53 - Başka değil, sadece bir tek çığlık olmuş, derhal hepsi toplanmış huzurumuza getirilmişlerdir.
54 - Artık bugün hiç kimseye zerre kadar zulmedilmez. Ancak yaptıklarınızın cezasını çekeceksiniz.
55 - Gerçekten cennetlik olanlar bugün bir meşguliyet içinde zevk etmektedirler.
56 - Kendileri ve eşleri gölgelerde koltuklar üzerine kurulmuşlardır.
57 - Onlara orada bir meyve vardır. İsteyecekleri her şey onlarındır.
58 - (Onlara) Rahîm olan Rab'den "selâm" sözü vardır.
59 - Ey günahkârlar! Bugün siz bir tarafa ayrılın.
60-61 - "Ey Âdemoğulları! Şeytana tapmayın, o size apaçık bir düşmandır ve bana kulluk edin, doğru yol budur, diye size and vermedim mi?" (buyurulacak)
62 - Böyle iken o sizden birçok nesilleri yoldan çıkardı. Ya o zaman düşünmüyor muydunuz?
63 - İşte bu size vaad edilen cehennemdir.
64 - Bugün yaslanın ona bakalım inkâr ettiğiniz için.

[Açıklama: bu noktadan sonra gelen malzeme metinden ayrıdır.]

template <int TH, int TW, int BN, bool GN, bool LR = false>
void launch_c3(const ConvParams& p, hipStream_t s) {
  constexpr int HP = (TH + 2) * (TW + 2);
  const size_t smem = (size_t)(2 * HP * 8 + 2 * BN * 8) * 16;
  auto kern = conv3x3_kernel<TH, TW, BN, GN, LR>;
  ensure_dyn_smem(reinterpret_cast<const void*>(kern), (int)smem);
  const bool par = p.w_par != nullptr;
  const int Ht = par ? p.Hin : p.Hout, Wt = par ? p.Win : p.Wout;
  const int tiles = p.B * ((Ht + TH - 1) / TH) * ((Wt + TW - 1) / TW);
  const int ntn = (p.N + BN - 1) / BN;
  static const std::string pname = std::string(LR ? "conv3x3_lrelu<" : "conv3x3<") + std::to_string(TH) + "x" + std::to_string(TW) + "," + std::to_string(BN) + (GN && !LR ? ",gn>" : ">");
  const double bytes = (double)p.B * p.Hin * p.Win * (p.C1 + p.C2) * 2.0 + (double)p.N * p.K * 2.0 + (double)p.M * p.N * (p.out_f32 ? 4.0 : (p.y_lo ? 4.0 : 2.0)) +
                       (p.res ? (double)p.M * p.N * (p.res_lo ? 4.0 : 2.0) : 0.0);
  ProfScope prof(pname.c_str(), 2.0 * p.M * (double)p.N * p.K * (par ? 16.0 / 36.0 : 1.0), bytes, s);
  const int S = p.splitk > 1 ? p.splitk : 1;
  ConvParams q = p;
  const int npar = par ? 4 : 1;
  q.tiles_m = tiles * npar; q.img_fast = conv3x3_img_fast(p, tiles / p.B, ntn, BN) ? 1 : 0;
  hipLaunchKernelGGL(kern, dim3(tiles * ntn * npar, S, 1), dim3(256), smem, s, q);
  HIP_CHECK(hipGetLastError());
  if (S > 1) launch_splitk_reduce_impl(p, s);
}

template <int BN, bool GN, bool LR = false>
void launch_c3w(const ConvParams& p, hipStream_t s) {
  constexpr int TH = 8, TW = 16, HP = 180;
  const size_t smem = (size_t)2 * HP * 128 + (BN == 160 ? 3 : 2) * BN * 128 + 1536;
  auto kern = conv3x3w_kernel<BN, GN, LR>;
  ensure_dyn_smem(reinterpret_cast<const void*>(kern), (int)smem);
  const bool par = p.w_par != nullptr;
  const int Ht = par ? p.Hin : p.Hout, Wt = par ? p.Win : p.Wout;
  const int tiles = p.B * ((Ht + TH - 1) / TH) * ((Wt + TW - 1) / TW);
  const int ntn = (p.N + BN - 1) / BN;
  static const std::string pname = std::string(LR ? "conv3x3_lrelu<8x16," : "conv3x3<8x16,") + std::to_string(BN) + (GN && !LR ? ",gn>" : ">");
  const double bytes = (double)p.B * p.Hin * p.Win * (p.C1 + p.C2) * 2.0 + (double)p.N * p.K * 2.0 + (double)p.M * p.N * (p.out_f32 ? 4.0 : (p.y_lo ? 4.0 : 2.0)) +
                       (p.res ? (double)p.M * p.N * (p.res_lo ? 4.0 : 2.0) : 0.0);
  ProfScope prof(pname.c_str(), 2.0 * p.M * (double)p.N * p.K * (par ? 16.0 / 36.0 : 1.0), bytes, s);
  const int S = p.splitk > 1 ? p.splitk : 1;
  const int tiles_x = (Wt + TW - 1) / TW, tiles_y = (Ht + TH - 1) / TH;
  LDIFF_CHECK((long long)tiles * (par ? 4 : 1) * ntn * std::max(std::max(ntn, tiles * (par ? 4 : 1)), std::max(tiles_x, tiles_y)) < (1LL << 32), LDIFF_ERR_INVALID, "conv3x3: %d tiles x %d channel tiles exceed the tile decode's range", tiles, ntn);
  ConvParams q = p;
  auto recip = [](int d) { return d == 1 ? 0u : (unsigned)((1ULL << 32) / (unsigned)d + 1ULL); };
  q.div_ntn = recip(ntn); q.div_tx = recip(tiles_x); q.div_ty = recip(tiles_y);
  const int npar = par ? 4 : 1;
  q.tiles_m = tiles * npar; q.div_tm = recip(tiles * npar); q.img_fast = conv3x3_img_fast(p, tiles / p.B, ntn, BN) ? 1 : 0;
  hipLaunchKernelGGL(kern, dim3(tiles * ntn * npar, S, 1), dim3(256), smem, s, q);
  HIP_CHECK(hipGetLastError());
  if (S > 1) launch_splitk_reduce_impl(p, s);
}
template <int BN>
void launch_c3w_gn(const ConvParams& p, hipStream_t s) {
  if (p.lrelu_in) launch_c3w<BN, true, true>(p, s);
  else if (p.gn_scale) launch_c3w<BN, true>(p, s); else launch_c3w<BN, false>(p, s);
}

template <int TH, int TW, int BN>
void launch_c3_gn(const ConvParams& p, hipStream_t s) {
  if (p.lrelu_in) launch_c3<TH, TW, BN, true, true>(p, s);
  else if (p.gn_scale) launch_c3<TH, TW, BN, true>(p, s); else launch_c3<TH, TW, BN, false>(p, s);
}

}

__global__ void make_parity_weights_kernel(const f16* __restrict__ w, f16* __restrict__ wp, int Nrows, int Cin) {
  const long long i = (long long)blockIdx.x * blockDim.x + threadIdx.x;
  const long long total = 4LL * Nrows * 4 * Cin;
  if (i >= total) return;
  const int c = (int)(i % Cin);
  const int t = (int)((i / Cin) % 4);
  const int n = (int)((i / (4LL * Cin)) % Nrows);
  const int q = (int)(i / (4LL * Cin * Nrows));
  const int py = q >> 1, px = q & 1, ty = t >> 1, tx = t & 1;
  const int ky0 = py == 0 ? (ty == 0 ? 0 : 1) : (ty == 0 ? 0 : 2), ky1 = py == 0 ? (ty == 0 ? 0 : 2) : (ty == 0 ? 1 : 2);
  const int kx0 = px == 0 ? (tx == 0 ? 0 : 1) : (tx == 0 ? 0 : 2), kx1 = px == 0 ? (tx == 0 ? 0 : 2) : (tx == 0 ? 1 : 2);
  float acc = 0.f;
  for (int ky = ky0; ky <= ky1; ++ky)
    for (int kx = kx0; kx <= kx1; ++kx) acc += (float)w[((long long)n * 9 + ky * 3 + kx) * Cin + c];
  wp[i] = (f16)acc;
}
void launch_make_parity_weights(const f16* w, f16* w_par, int Nrows, int Cin, hipStream_t s) {
  const long long total = 4LL * Nrows * 4 * Cin;
  hipLaunchKernelGGL(make_parity_weights_kernel, dim3((unsigned)((total + 255) / 256)), dim3(256), 0, s, w, w_par, Nrows, Cin);
  HIP_CHECK(hipGetLastError());
}

bool conv3x3_eligible(const ConvParams& p) {
  const int Cin = p.C1 + p.C2;
  return p.ks == 3 && p.stride == 1 && p.pad_t == 1 && p.pad_l == 1 && Cin % 64 == 0 && p.C1 % 64 == 0 && (long long)p.Nrows * 9 * Cin * 2 < (1LL << 32) &&
         p.Hout == (p.Hin << p.ups) && p.Wout == (p.Win << p.ups);
}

65 - Bugün biz onların ağızlarını mühürleriz de neler kazandıklarını bize elleri söyler, ayakları da şahitlik eder.
66 - Hem dileseydik gözlerini üzerinden silme kör ediverirdik de yola dökülürlerdi. Fakat nereden görecekler?
67 - Yine dileseydik oldukları yerde kılıklarını değiştirirdik de ne ileri gidebilirlerdi, ne de geri dönebilirlerdi.
68 - Bununla beraber kimin ömrünü uzatıyorsak, yaratılışta onu (güç ve kuvvetini alarak) tersine çeviriyoruz. Hâlâ akıllanmayacaklar mı?
69 - Biz ona şiir öğretmedik. Bu ona yaraşmaz da... O sadece bir öğüt ve apaçık bir Kur'ân'dır.
70 - (Bu), diri olanları uyarmak ve kâfirlere de azab sözünün hak olması içindir.
71 - Şunu da görmediler mi: Biz onlar için kudretimizin meydana getirdiklerinden birtakım hayvanlar yaratmışız da onlara sahip bulunuyorlar.
72 - Onları, kendilerinin hizmetine vermişiz de, hem onlardan binekleri var, hem de onlardan yiyorlar.